I don't have anything to write at the moment.

It feels weird. I hadn't planned to do much this year, because I knew that Evie being at kinder would chop up my days and not give me much opportunity for working. I'd vaguely supposed that I might be spending this time editing and rewriting Crow Country, but it hasn't come back to me yet. There was also the delightful frenzy of Swoosie, which definitely wasn't planned. And yet now I find myself strangely idle.

I am mulling over and researching the New Guinea book, but I'm nowhere near ready to start actually writing it. (The characters are quite clear, but I don't know what's going to happen to them yet.) And there is the very faint stirring of a new fantasy at the back of my mind, which isn't even an idea yet. And it's just as well I don't have anything pressing, because there have been school holidays and sick kids, and maybe building work soon, and it would be awful to have a deadline and no chance to work.

But then I remember that it was in one of these peculiar, unsettled phases that I began to write Singer of All Songs, just for something to do. And I guess that worked out okay.

(I found an online review today that described Singer as "under-rated." Oh, well, better than being over-rated, I suppose!)

6.7.09



Beach

We are so lucky to have friends whose family has a beach house. We walked in the rain, built sand bridges (and had to rush home for hot baths), played Guess Who? and Scrabble and Cluedo, ate tacos and pizza and fish and chips, read books and magazines and the Saturday paper, went to bed late, and played wizzy-dizzy in the enormous living-room.
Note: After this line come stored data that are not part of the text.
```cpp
template <int STORE, bool FULL, int NMI, int CH = 1024>
__device__ __forceinline__ void epilogue_rows_wide(f32x16 (&acc)[NMI][2], const VitGemmArgs& p, int mb, int nb, int lane, char* slab) {
    typedef _Float16 h2 __attribute__((ext_vector_type(2)));
    typedef _Float16 h8 __attribute__((ext_vector_type(8)));
    typedef float f4 __attribute__((ext_vector_type(4)));
    const int lr = lane & 31, hi = lane >> 5;
    const int rr = lane >> 2, Q = lane & 3;
    const bool colok = FULL || nb + 64 <= p.N;
    const int ncl = colok ? nb : p.N - 64;
    const int wsw = ((lr >> 1) & 7) ^ ((lr & 1) << 2);
    const int rsw = ((rr >> 1) & 7) ^ ((rr & 1) << 2);
    char* wr = CH == 1024 ? slab + lr * 128 : slab + (lr >> 3) * CH + (lr & 7) * 128;
    const char* rd = CH == 1024 ? slab + rr * 128 : slab + (rr >> 3) * CH + (rr & 7) * 128;
    const bool has_lo = p.res_lo != nullptr;
    const size_t eoff = ((size_t)(mb + rr) * p.ldo + ncl + 8 * Q) * 2;
    char* outp = reinterpret_cast<char*>(p.out) + eoff;
    char* lop = has_lo ? reinterpret_cast<char*>(p.res_lo) + eoff : nullptr;
    const unsigned rstep = (unsigned)p.ldo * 32u;
    u32x4 rh[2], rl[2], nh[2], nl[2];
    auto load_res = [&](int pass) __attribute__((always_inline)) {
        const int mi_ = pass >> 1, ni_ = pass & 1;
#pragma unroll
        for (int it = 0; it < 2; ++it) {
            const int step = mi_ * 2 + it;
            const bool ok = FULL || mb + rr + step * 16 < p.M;
            const size_t o = (size_t)step * rstep + ni_ * 64;
            nh[it] = ok ? *reinterpret_cast<const u32x4*>(outp + o) : u32x4{0, 0, 0, 0};
            nl[it] = (ok && has_lo) ? *reinterpret_cast<const u32x4*>(lop + o) : u32x4{0, 0, 0, 0};
        }
    };
    load_res(0);
    float ps[2] = {0.f, 0.f}, pq[2] = {0.f, 0.f};
#pragma unroll
    for (int pass = 0; pass < 2 * NMI; ++pass) {
        const int mi = pass >> 1, ni = pass & 1;
#pragma unroll
        for (int it = 0; it < 2; ++it) { rh[it] = nh[it]; rl[it] = nl[it]; }
        if (pass + 1 < 2 * NMI) load_res(pass + 1);
#pragma unroll
        for (int g = 0; g < 4; ++g) {
            const f4 v = {acc[mi][ni][4 * g], acc[mi][ni][4 * g + 1], acc[mi][ni][4 * g + 2], acc[mi][ni][4 * g + 3]};
            *reinterpret_cast<f4*>(wr + (((2 * g + hi) ^ wsw) << 4)) = v;
        }
#pragma unroll
        for (int it = 0; it < 2; ++it) {
            const f4 a = *reinterpret_cast<const f4*>(rd + it * 2 * CH + (((2 * Q) ^ rsw) << 4));
            const f4 b = *reinterpret_cast<const f4*>(rd + it * 2 * CH + (((2 * Q + 1) ^ rsw) << 4));
            u32x4 ohw, olw;
#pragma unroll
            for (int k = 0; k < 4; ++k) {
                const float d0 = k < 2 ? a[2 * k] : b[2 * k - 4], d1 = k < 2 ? a[2 * k + 1] : b[2 * k - 3];
                const float s0 = d0 + mix_sum<0>(rh[it][k], rl[it][k]);
                const float s1 = d1 + mix_sum<1>(rh[it][k], rl[it][k]);
                const h2 hp = {(_Float16)s0, (_Float16)s1};
                const unsigned hb = __builtin_bit_cast(unsigned, hp);
                const h2 lp = {(_Float16)mix_sub<0>(hb, s0), (_Float16)mix_sub<1>(hb, s1)};
                ohw[k] = hb;
                olw[k] = __builtin_bit_cast(unsigned, lp);
            }
            const h8 oh = __builtin_bit_cast(h8, ohw), ol = __builtin_bit_cast(h8, olw);
            const int step = mi * 2 + it;
            const bool rowok = FULL || mb + rr + step * 16 < p.M;
            if (p.stats_out) {
                const h2 ones = {(_Float16)1.0f, (_Float16)1.0f};
                const h2 s01 = __builtin_shufflevector(oh, oh, 0, 1), s23 = __builtin_shufflevector(oh, oh, 2, 3);
                const h2 s45 = __builtin_shufflevector(oh, oh, 4, 5), s67 = __builtin_shufflevector(oh, oh, 6, 7);
                float s_ = 0.f, q_ = 0.f;
                s_ = __builtin_amdgcn_fdot2(s01, ones, s_, false);
                q_ = __builtin_amdgcn_fdot2(s01, s01, q_, false);
                s_ = __builtin_amdgcn_fdot2(s23, ones, s_, false);
                q_ = __builtin_amdgcn_fdot2(s23, s23, q_, false);
                s_ = __builtin_amdgcn_fdot2(s45, ones, s_, false);
                q_ = __builtin_amdgcn_fdot2(s45, s45, q_, false);
                s_ = __builtin_amdgcn_fdot2(s67, ones, s_, false);
                q_ = __builtin_amdgcn_fdot2(s67, s67, q_, false);
                s_ += dpp_move<0xB1>(s_);
                q_ += dpp_move<0xB1>(q_);
                s_ += dpp_move<0x4E>(s_);
                q_ += dpp_move<0x4E>(q_);
                if (ni == 0) { ps[it] = s_; pq[it] = q_; }
                else {
                    ps[it] += s_; pq[it] += q_;
                    if (Q == 0 && (FULL || (rowok && colok)))
                        *reinterpret_cast<float2*>(p.stats_out + ((size_t)(mb + rr + step * 16) * p.stats_slots + (nb >> 6)) * 2) =
                            make_float2(ps[it], pq[it]);
                }
            }
            if (FULL || (rowok && colok)) {
                const size_t o = (size_t)step * rstep + ni * 64;
                store16<STORE>(outp + o, __builtin_bit_cast(u32x4, oh));
                if (has_lo) store16<STORE>(lop + o, __builtin_bit_cast(u32x4, ol));
            }
        }
    }
}

}
```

And thanks to the vagaries of weather and geography, there was an almost permanent rainbow outside the window all weekend. Honestly! Which says it all, really.

2.7.09


Down the Drain

I'm not sure why, but our household hasn't had any problem meeting the 155 litres per person per day target set by the state government. Our total comes in closer to 50 litres each than 150. It's not that we do anything amazing or bathe in our own urine or anything -- Michael and the girls have baths, not showers, which should drink up heaps of our allowance. We do use last night's bath water to flush the toilet in the morning, which must help, and we don't flush unless we have to, so that must help too. We don't water the garden except with laundry grey water or from the tank, but we hardly use the tank water either.

But I did get one clue yesterday when I did a load of washing. Because there were some vomity clothes in there (you don't want to know), I decided to use the 60 degree cycle instead of the rapid setting I normally use. Well! Instead of taking half an hour, the machine was churning away for about two hours (maybe longer, I lost track), and instead of spewing out one and half rubbish bins full of grey water, I reckon about four and a half bins worth came out! I was bucketing all afternoon.

So maybe, entirely unintentionally, we've been saving water on washing. I made a pact with myself not to do washing two days in a row, perhaps that's helped too, but I was just appalled at the amount of water that came out of that machine. It's a front loader, too, aren't they supposed to be more efficient?? I dread to think what a normal top loader must be using.

Next step -- washing clothes in the bathwater! No, wait -- showering with our clothes on!